Neythan paused. “Yannick is not the only Shedaím to have fallen. There have been others.”
“What others? How many?”
“I don’t know. Many, I think. Maybe six. Seven perhaps.”
“Seven? How?”
“I don’t know.”
“And they think it is us? The Brotherhood. They think we could do that?”
“Yes… I thought you had done it.”
“But I have been here.”
“Yes, I know. I believe you. That’s the problem.”
“And now believing me is a problem?”
“Yes… No. You don’t understand. All this time I’d thought it was you. I didn’t have to think of how or by what means. I’d seen what you did to Yannick. It made sense to think you were somehow finding the others and doing the same. That you’re not means there’s some other who is. Some other hunting Shedaím, hunting us, slaying Brothers one by one.”
Arianna sat there, taking it in. She stood again, pacing around the small clearing where they’d been sitting. And then, abruptly, she shrugged. “You know what? I don’t care. The Shedaím have made themselves my enemy. If anything, this heretic is my friend.”
Neythan shook his head. “That’s just it. I’m not so certain it is a heretic.”
She stopped pacing and faced him. “There’s none but a Brother who’d be able to do what you say has been done, Neythan. If there was, we’d know. The Shedaím would know.”
“Perhaps they do.”
“If that’s true, then why hunt us?”
“I don’t know. Why decree for Yannick to kill you?”
Arianna thought about it. None of it made sense.
Neythan looked at the sky. The house-shaped cloud had passed on. “It will be dark soon. We’ll need a fire to sleep by.”
“Sleep?
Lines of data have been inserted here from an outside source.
#pragma unroll
  for (int cb = 0; cb < NBT; ++cb) {
    f64x4 sol = f64x4{0, 0, 0, 0};
#pragma unroll
    for (int kk = 0; kk < 4; ++kk) {
      const double a = Iv[cb][li][kk * 4 + lk];
      sol = MFMA_F64(a, W[cb][kk], sol);
    }
    W[cb] = sol;
#pragma unroll
    for (int rb = cb + 1; rb < NBT; ++rb) {
#pragma unroll
      for (int kk = 0; kk < 4; ++kk) {
        const double a = -Lc[cb & 1][(rb - cb - 1) * 16 + li][kk * 4 + lk];
        W[rb] = MFMA_F64(a, sol[kk], W[rb]);
      }
    }
    if (cb + 1 < NBT) {
      const int nrows2 = (NBT - 2 - cb) * 16;
      for (int idx = tid; idx < nrows2 * 16; idx += 512) {
        const int r = idx >> 4, c = idx & 15;
        Lc[(cb + 1) & 1][r][c] =
            L[((long)d0 * mp + (cb + 2) * 16 + r) * mp + (cb + 1) * 16 + c];
      }
    }
    __syncthreads();
  }

  if (wv == 7) {
#pragma unroll
    for (int rt = 0; rt < NBT; ++rt)
#pragma unroll
      for (int v = 0; v < 4; ++v)
        if (li == 14) Wu[rt * 16 + 4 * v + lk] = W[rt][v];
  }
  __syncthreads();

  double a1 = 0, a2 = 0, a3 = 0;
#pragma unroll
  for (int rt = 0; rt < NBT; ++rt) {
#pragma unroll
    for (int v = 0; v < 4; ++v) {
      const double w = W[rt][v];
      const double wp = __shfl_xor(w, 1, 64);
      const double wu = Wu[rt * 16 + 4 * v + lk];
      a1 = fma(w, w, a1);
      a2 = fma(w, wu, a2);
      a3 = fma(w, wp, a3);
    }
  }
  a1 += __shfl_down(a1, 32, 64); a1 += __shfl_down(a1, 16, 64);
  a2 += __shfl_down(a2, 32, 64); a2 += __shfl_down(a2, 16, 64);
  a3 += __shfl_down(a3, 32, 64); a3 += __shfl_down(a3, 16, 64);
  const double b1 = __shfl_xor(a1, 1, 64);
  const double b2 = __shfl_xor(a2, 1, 64);
  const int q = (jw + li) >> 1;
  if (lk == 0 && (li & 1) == 0 && q < FPT_FREQS && f0 + q < F) {
    const int f = f0 + q;
    const double M11 = sNs[f] - gsign * a1;
    const double M22 = sNs[F + f] - gsign * b1;
    const double M12 = sNs[2 * F + f] - gsign * a3;
    const double N1 = sNr[f] - gsign * a2;
    const double N2 = sNr[F + f] - gsign * b2;
    const double det = fma(M11, M22, -M12 * M12);
    const double num =
        fma(N1 * N1, M22, fma(-2.0 * N1, N2 * M12, N2 * N2 * M11));
    fp[(long)d0 * F + f] += 0.5 * num / det;
  }
}

extern "C" __global__ __launch_bounds__(512, 4) void diag_inv_kernel(
    const double* __restrict__ L, int mp, long nblk_total,
    double* __restrict__ invd) {
  const long w = (long)blockIdx.x * 8 + (threadIdx.x >> 6);
  if (w >= nblk_total) return;
  const int nbt = mp >> 4;
  const long b = w / nbt;
  const int kb = (int)(w % nbt);
  const int lane = threadIdx.x & 63;
  const int i = lane & 15;
  const double* Lb = L + b * (long)mp * mp + (long)kb * 16 * mp + kb * 16;
  double row[16];
#pragma unroll
  for (int c = 0; c < 16; ++c) row[c] = (c <= i) ? Lb[(long)i * mp + c] : 0.0;
  const int c = i;
  double x[16];
  double dii = 1.0;
#pragma unroll
  for (int r = 0; r < 16; ++r)
    if (r == i) dii = row[r];
  const double myrcp = 1.0 / dii;
#pragma unroll
  for (int r = 0; r < 16; ++r) {
    const double dr = __shfl(myrcp, r, 16);
    double acc = 0.0;
#pragma unroll
    for (int t = 0; t < 16; ++t) {
      const double lrt = __shfl(row[t], r, 16);
      if (t >= c && t < r) acc = fma(lrt, x[t], acc);
    }
    x[r] = (r < c) ? 0.0 : (r == c) ? dr : -acc * dr;
  }
  if (lane < 16)
#pragma unroll
    for (int r = 0; r < 16; ++r)
      invd[(b * nbt + kb) * 256 + r * 16 + c] = x[r];
}


extern "C" __global__ __launch_bounds__(256) void sigdots_block_kernel(
    const double* __restrict__ toas, const double* __restrict__ uvec,
    const double* __restrict__ nr, const double* __restrict__ freqs,
    const double* __restrict__ beta, const long* __restrict__ offsets,
    const long* __restrict__ sizes, int nblk, int ntoa, int F,
    double* __restrict__ sNs, double* __restrict__ sNr) {
  const int f = blockIdx.x;
  if (f >= F) return;
  const double w = 2.0 * M_PI * freqs[f];
  double ss = 0, cc = 0, sc = 0, sr = 0, cr = 0;
  for (int i = threadIdx.x; i < ntoa; i += blockDim.x) {
    double s, c;
    sincos(w * toas[i], &s, &c);
    const double ui = uvec[i];
    const double ri = nr[i];
    ss = fma(s * s, ui, ss);
    cc = fma(c * c, ui, cc);
    sc = fma(s * c, ui, sc);
    sr = fma(s, ri, sr);
    cr = fma(c, ri, cr);
  }
  for (int b = threadIdx.x; b < nblk; b += blockDim.x) {
    const double bb = beta[b];
    if (bb == 0.0) continue;
    const long o = offsets[b];
    const int sz = (int)sizes[b];
    double us = 0.0, uc = 0.0;
    for (int i = 0; i < sz; ++i) {
      double s, c;
      sincos(w * toas[o + i], &s, &c);
      const double ui = uvec[o + i];
      us = fma(s, ui, us);
      uc = fma(c, ui, uc);
    }
    ss = fma(-bb * us, us, ss);
    cc = fma(-bb * uc, uc, cc);
    sc = fma(-bb * us, uc, sc);
  }
  __shared__ double red[4][5];
  ss = wave_reduce_sum(ss);
  cc = wave_reduce_sum(cc);
  sc = wave_reduce_sum(sc);
  sr = wave_reduce_sum(sr);
  cr = wave_reduce_sum(cr);
  const int lane = threadIdx.x & 63, wv = threadIdx.x >> 6;
  if (lane == 0) {
    red[wv][0] = ss; red[wv][1] = cc; red[wv][2] = sc;
    red[wv][3] = sr; red[wv][4] = cr;
  }
  __syncthreads();
  if (threadIdx.x == 0) {
    double a0 = 0, a1 = 0, a2 = 0, a3 = 0, a4 = 0;
    for (int v = 0; v < 4; ++v) {
      a0 += red[v][0]; a1 += red[v][1]; a2 += red[v][2];
      a3 += red[v][3]; a4 += red[v][4];
    }
    sNs[f] = a0; sNs[F + f] = a1; sNs[2 * F + f] = a2;
    sNr[f] = a3; sNr[F + f] = a4;
  }
}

Here?”
“We can’t leave yet.”
“Why not? They will soon discover we’re not in the city. I’d rather not be here when they do.”
“They will think us far away by then. They won’t hunt us here in the forest.”
“Why take the chance?”
“We need to wait for someone.”
“Who?”
“A friend. He’s still inside. We need to wait until they open the gates again. He’ll know I’m waiting for him.”
“You told him that?”
“No. But he’ll know.”
Arianna stared at him.
“We need to wait for him.”
“Fine,” she said finally. “One night.”
“And then we go to Ilysia.”
Arianna’s look was dubious.
“There will be no fruit in seeking Elias,” Neythan said. “He and the sharíf will be surrounded by an army after today, and there is no guarantee of answers with him even if he were not. Ilysia is where we will find the elders. It is where we will learn the truth.”
“And you would enter the temple?”
“I will,” Neythan said. He rose to his feet and went toward the fringes of the clearing and began to forage for firewood.
Arianna just looked at him. “You’ve changed.” Which made Neythan stop and look back at her. “I think I like you better this way,” she said.
Neythan gave a brief uncertain smile.
Arianna just stood there appraising him, and then turned to the thickets to gather more wood. Neythan did likewise.